Silent hypoxia and its role in COVID-19 detection
What is silent hypoxia and how can it occur?
Silent hypoxia is when a pulse oximetry check on a patient who does not appear to be short of breath, results in an oximetry finding lower than a physician would expect.
This occurs in a number of situations, but most recently it has made headlines because of the large number of incidences of this occurring in individuals diagnosed with COVID-19.
What is meant by the term ‘silent’ in silent hypoxia?
The term silent comes from the fact that the patient does not appear to be short of breath. They are not gasping, they do not have an increase in their respiratory rate, and they are not complaining of feeling air hunger or looking uncomfortable.
Most individuals, when their oxygen levels start to drop into the eighties or lower, will feel air hunger and start to breathe more rapidly and feel uncomfortable.
Breathing tends to be a very natural, easy thing for us to do. But when the oxygen level drops to that level, most individuals will have a sense of what is called dyspnea, or shortness of breath.
The reasons we become short of breath can include both the low oxygen level, as well as a high carbon dioxide level.
There are some physicians saying that the reason people are not appearing short of breath is that the carbon dioxide level may still be normal in these individuals. Therefore, it is not signaling any distress at that time.
Why is hypoxia thought to occur in some COVID-19 patients? Why is it occurring as silent hypoxia?

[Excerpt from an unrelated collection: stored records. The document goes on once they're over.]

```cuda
static int build_act_maps(qmri_net* net, int H, int W) {
    if (net->amap_ws == net->ws && net->amap_chunk == net->chunk && net->amap_H == H && net->amap_W == W) return QMRI_OK;
    uint16_t *hi[3][4], *lo[3][4];
    tc_buffers(net, H, W, hi, lo);
    for (int l = 0; l < 4; ++l) {
        int BW, BH;
        tc_tile_shape(W >> l, H >> l, &BW, &BH);
        for (int b = 0; b < 3; ++b) {
            QCHECK(tc_make_act_map(&net->amap[b][l][0], hi[b][l], net->chunk, H >> l, W >> l, NC[l], BW, BH));
            QCHECK(tc_make_act_map(&net->amap[b][l][1], lo[b][l], net->chunk, H >> l, W >> l, NC[l], BW, BH));
            int SW, SH;
            tc_slab_tile_shape(W >> l, H >> l, &SW, &SH);
            QCHECK(tc_make_act_map(&net->amap_slab[b][l][0], hi[b][l], net->chunk, H >> l, W >> l, NC[l], SW, SH + 2));
            QCHECK(tc_make_act_map(&net->amap_slab[b][l][1], lo[b][l], net->chunk, H >> l, W >> l, NC[l], SW, SH + 2));
            if (l == 0) {
                QCHECK(tc_make_act_map(&net->amap_tile[b][0], hi[b][0], net->chunk, H, W, NC[0], SW, SH));
                QCHECK(tc_make_act_map(&net->amap_tile[b][1], lo[b][0], net->chunk, H, W, NC[0], SW, SH));
            }
            if (l == 0 && conv64_swap_supported(W, H, NC[0], NC[0])) {
                QCHECK(tc_make_act_map(&net->amap_swap[b][0], hi[b][0], net->chunk, H, W, NC[0], 16, 16));
                QCHECK(tc_make_act_map(&net->amap_swap[b][1], lo[b][0], net->chunk, H, W, NC[0], 16, 16));
            }
            if (l < 3) {
                int DW, DH;
                tc_tile_shape(W >> (l + 1), H >> (l + 1), &DW, &DH);
                for (int tap = 0; tap < 4; ++tap) {
                    QCHECK(tc_make_down_map(&net->amap_down[b][l][tap][0], hi[b][l], net->chunk, H >> l, W >> l, NC[l], tap >> 1, tap & 1, DW, DH));
                    QCHECK(tc_make_down_map(&net->amap_down[b][l][tap][1], lo[b][l], net->chunk, H >> l, W >> l, NC[l], tap >> 1, tap & 1, DW, DH));
                }
// ... 241 lines not shown
```

Before: 1664.

## Load one halo slab per channel block and reuse it across dx taps

The pair conv kernel now TMA-loads a single (BW+2)x(BH+2) halo slab per 64-channel block, instead of three dx-shifted slabs. The MMA descriptors offset into it by dxi*128 bytes with a row stride of (BW+2)*128. This cuts A-operand TMA traffic and mbarrier round-trips per channel block roughly threefold, with the slab tile fixed at 8x16. The experimental dual-issue MMA path is removed, and the L2 prefetch is simplified to one prefetch per channel block. The fixed tile shape may pad worse for some layer sizes, and the non-default descriptor stride must match the swizzled layout.

```diff
diff --git a/qmri-pnp-recon-poc_b200/csrc/conv_tc.cu b/qmri-pnp-recon-poc_b200/csrc/conv_tc.cu
--- a/qmri-pnp-recon-poc_b200/csrc/conv_tc.cu
+++ b/qmri-pnp-recon-poc_b200/csrc/conv_tc.cu
@@ -114,9 +114,9 @@
         : "memory");
 }
 
-__device__ __forceinline__ uint64_t umma_desc(uint32_t saddr) {
+__device__ __forceinline__ uint64_t umma_desc(uint32_t saddr, uint32_t sbo = 1024) {
     const uint64_t lo = (uint64_t)((saddr >> 4) & 0x3FFF) | ((uint64_t)1 << 16);
-    const uint64_t hi = (uint64_t)64 | ((uint64_t)1 << 14) | ((uint64_t)2 << 29);
+    const uint64_t hi = (uint64_t)(sbo >> 4) | ((uint64_t)1 << 14) | ((uint64_t)2 << 29);
     return lo | (hi << 32);
 }
 
@@ -586,24 +586,30 @@
 }
 
 
+constexpr int PAIR_BW = 8, PAIR_BH = 16;
 template <int NA, int STACK>
 struct PairCfg {
     static constexpr int NOUT = STACK ? NA / 2 : NA;
-    static constexpr uint32_t A_PLANE = 20480;
+    static constexpr uint32_t SLAB_BYTES = (PAIR_BW + 2) * (PAIR_BH + 2) * 128;
+    static constexpr uint32_t A_PLANE = (SLAB_BYTES + 1023) & ~1023u;
     static constexpr uint32_t A_SLOT = 2 * A_PLANE;
     static constexpr uint32_t B1_BYTES = (NA / 2) * 128;
     static constexpr uint32_t B2_BYTES = STACK ? (NA / 4) * 128 : B1_BYTES;
     static constexpr uint32_t B_STAGE = B1_BYTES + B2_BYTES;
-    static constexpr int AS = (NA == 128) ? 3 : 2;
+    static constexpr int AS = 2;
     static constexpr int ASB = 4;
     static constexpr int BS = (NA == 128) ? 8 : (STACK ? 5 : 4);
-    static constexpr bool DUAL_OK = STACK && NA == 128;
-    static constexpr int EPW = DUAL_OK ? 8 : 4;
-    static constexpr int THREADS = DUAL_OK ? 352 : PAIR_THREADS;
-    static constexpr uint32_t TMEM_COLS = DUAL_OK ? 512 : 2 * NA;
+    static constexpr bool C64 = STACK && NA == 128;
+    static constexpr int EPW = C64 ? 8 : 4;
+    static constexpr int THREADS = C64 ? 352 : PAIR_THREADS;
+    static constexpr uint32_t TMEM_COLS = 2 * NA;
     static constexpr uint32_t RESW_BYTES = 9 * B1_BYTES;
-    static constexpr size_t STAGE_AREA = (size_t)AS * A_SLOT + (size_t)BS * B_STAGE;
+    static constexpr uint32_t OUT_BYTES = 2 * TC_BM * 128;
+    static constexpr size_t RESW_AREA = (size_t)RESW_BYTES + OUT_BYTES + 2 * (size_t)A_SLOT;
+    static constexpr size_t RING_AREA = (size_t)AS * A_SLOT + (size_t)BS * B_STAGE;
+    static constexpr size_t STAGE_AREA = (C64 && RESW_AREA > RING_AREA) ? RESW_AREA : RING_AREA;
     static constexpr size_t SMEM = STAGE_AREA + 1024 + 256;
+    static_assert(SMEM <= 227 * 1024, "pair kernel: dynamic shared memory over 227 KB");
 };
 
 __device__ __forceinline__ uint32_t mapa_rank(uint32_t saddr, uint32_t rank) {
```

As with a lot of things regarding COVID-19, we are going to rely on more and more data and studies that show how many individuals develop silent hypoxia. There are probably many COVID-19 patients with hypoxemia who get missed because they are admitted and diagnosed for other reasons such as fever, cough, or other things of that nature.
I think we are going to need to look at a larger group of individuals to figure out why exactly the virus causes silent hypoxia, compared to other viruses like influenza, where it is not seen as often.
There is something different about this virus in the way that it affects the blood vessels and the airways. There are even some ideas that the virus is affecting the nervous system and affecting the actual mechanisms in our brain that help to regulate respiration.
The mechanism of why oxygen levels drop has to do with how well the blood flow through the lungs matches the airflow through the lungs. For some reason, which we cannot identify yet, in certain patients the virus affects both the blood vessels in the lungs, as well as air sacs in the lungs, mismatching the flow of blood and air, causing the oxygen levels to drop.
The reason that individuals are not feeling as short of breath or looking to be short of breath is still a bit of a mystery. As with a lot of things to do with COVID-19, this has not been determined yet.
Perhaps the virus is affecting the blood vessels lack of ability to contract and constrict the way they are supposed to, or perhaps there is actually some central effect on the brain where the respiratory effort is not picked up because the virus is affecting the brain's ability to recognize the hypoxia.
It may be that the oxygen level is dropping without changing much in the way of the lung's mechanics, meaning that the lung is not becoming stiffer and the patient is not feeling any distress when they are breathing in and out, because there is no increase in breathing work.
The lungs may not be sensing that the oxygen level is dropping, but the concern is that the other organs in the body are not getting as much oxygen as they need.
There are a lot of theories right now as to why this virus is acting differently, but answers are going to take time. We cannot identify how many people or which individuals go on to develop silent hypoxia at the moment.